Useful tips

Human Genes Renamed To Stop Excel From Reading Them As Dates

Human Genes Renamed To Stop Excel From Reading Them As Dates

Some of the most oft-used tools by scientists to create charts, lists and calculations include SQL, R, Python, Hadoop, LaTeX, and of course, Excel – which is a handy way to track work and even conduct clinical trials. However, genetic scientists in the past frequently encountered one problem that made Excel difficult to use – the fact that the program’s default system has been automatically renaming gene names into dates. A prime example is MARCH1 (membrane associated ring-CH-type finger 1). When scientists would type it into a cell, the Microsoft program would automatically convert it into the date 1-Mar. Thankfully, scientists have come up with the solution: renaming a total of 27 genes to avoid incompatibility with Excel.

How Big Was The Problem?

Without a doubt, the problem with official gene names is that they cannot simply be deleted or amended while still being useful for scientists searching for official names or abbreviations. Scientists working and using their sheets tried their best to get around it, for instance by adding comments and deleting them when they were no longer required (i.e. comments could indicate the fact that the date was in fact a gene). Subsequent deletion could be achieved easily with a right click and selection of Delete Note. Scientists could also simply amend their search, searching by date instead of by the correct genetic term. It is easy to see, however, how this system would be useless for documents needing continual or shared usage. Simply renaming birth month genes was therefore seen as an easy way to avoid meaningless or arbitrary shortcuts.

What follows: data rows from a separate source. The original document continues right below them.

# MDFahimAnjum/AliasFree-Diffusion-Models-PyTorch

Hardware: AMD Instinct MI355X
Metric: train_step_images_per_sec (higher is better)
Workload: dtype f32; 1 GPU; CIFAR-10 32x32x3 synthetic, UNet variant=3 (Config D), batch 256/GPU, T=1000, AdamW lr 3e-4, random-init weights (seed 42); global_batch=256, parallelism=dp1, hip_graph=True, launch_mode=lanes

## Files before the change

aliasfree-diffusion-models-pytorch_amd/csrc/tok.hip:

```cpp
#include "common.h"
#include <algorithm>
#include <cstdint>
#include <mutex>
#include <set>

namespace afd {

using f32x16 = __attribute__((ext_vector_type(16))) float;

template <int NB> struct TT { f32x16 b[NB]; };

__device__ __forceinline__ constexpr int tch(int j, int r) { return 32 * j + (r & 3) + 8 * (r >> 2); }

struct Pix { unsigned b, p, f; bool live; };
__device__ __forceinline__ Pix pix_of(int tile, int l31, unsigned total, unsigned P) {
  Pix q;
  q.f = (unsigned)tile * 32u + (unsigned)l31;
  q.live = q.f < total;
  const unsigned fc = q.live ? q.f : 0u;
  q.b = fc / P;
  q.p = fc - q.b * P;
  return q;
}
__device__ __forceinline__ unsigned tbase(const Pix& q, unsigned Cx, unsigned P, int half) {
  return q.b * Cx * P + q.p + 4u * (unsigned)half * P;
}

template <int NB>
__device__ __forceinline__ void t_load(TT<NB>& z, const float* __restrict__ src, unsigned base, unsigned P, bool live) {
#pragma unroll
  for (int j = 0; j < NB; ++j)
#pragma unroll
    for (int r = 0; r < 16; ++r) z.b[j][r] = live ? src[base + (unsigned)tch(j, r) * P] : 0.f;
}
template <int NB>
__device__ __forceinline__ void t_store(const TT<NB>& z, float* __restrict__ dst, unsigned base, unsigned P, bool live) {
  if (!live) return;
#pragma unroll
  for (int j = 0; j < NB; ++j)
#pragma unroll
    for (int r = 0; r < 16; ++r) dst[base + (unsigned)tch(j, r) * P] = z.b[j][r];
}

template <int KB>
__device__ __forceinline__ f32x16 t_block(const float* __restrict__ Ws, int nb, int l31, int half, const TT<KB>& z, f32x16 acc) {
  constexpr int WS = 32 * KB + 4;
  const float* __restrict__ wr = Ws + (nb * 32 + l31) * WS + 4 * half;
#pragma unroll
  for (int j = 0; j < KB; ++j)
#pragma unroll
    for (int q = 0; q < 4; ++q) {
      const float4 a = *reinterpret_cast<const float4*>(wr + 32 * j + 8 * q);
      acc = __builtin_amdgcn_mfma_f32_32x32x2f32(a.x, z.b[j][4 * q + 0], acc, 0, 0, 0);
      acc = __builtin_amdgcn_mfma_f32_32x32x2f32(a.y, z.b[j][4 * q + 1], acc, 0, 0, 0);
      acc = __builtin_amdgcn_mfma_f32_32x32x2f32(a.z, z.b[j][4 * q + 2], acc, 0, 0, 0);
      acc = __builtin_amdgcn_mfma_f32_32x32x2f32(a.w, z.b[j][4 * q + 3], acc, 0, 0, 0);
    }
  return acc;
}
__device__ __forceinline__ f32x16 zero16() {
  f32x16 a;
#pragma unroll
  for (int r = 0; r < 16; ++r) a[r] = 0.f;
  return a;
}

template <int K>
__device__ __forceinline__ void stage_w(float* __restrict__ Ws, const float* __restrict__ w, int rows, int ldw, int n0, int k0,
                                        bool transposed) {
  constexpr int WS = K + 4;
  if (!transposed) {
    for (int i = threadIdx.x; i < rows * K; i += 256) {
      const int n = i / K, k = i - n * K;
      Ws[n * WS + k] = w[(long)(n0 + n) * ldw + k0 + k];
    }
  } else {
    for (int i = threadIdx.x; i < rows * K; i += 256) {
      const int n = i / K, k = i - n * K;
      Ws[n * WS + k] = w[(long)(k0 + k) * ldw + n0 + n];
    }
  }
}
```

Help At Hand From The HUGO Gene Nomenclature Committee

One 2016 study by M Ziemann et al found that approximately one-fifth of all papers with Excel gene lists have erroneous gene name conversions, owing to Excel inadvertently converting gene symbols to dates. The researchers said, “the kind of errors we describe can be spotted by copying the column of gene names and pasting it into a new sheet, and then sorting the column. Any gene symbols converted to dates will appear as numbers at the top of the column.” The HUGO Gene Nomenclature Committee (HGNC) has changed the name of the 27 genes affected, additionally publishing new guidelines for naming genes, indicating the symbols that affect data handling and retrieval.

Genetic scientists need no longer fear that their data will be erroneously converted into dates. Potentially problematic gene names have been changed, and new guidelines have been published. This will enable data lists to remain unaffected by conversion, easing searches for the relevant genes.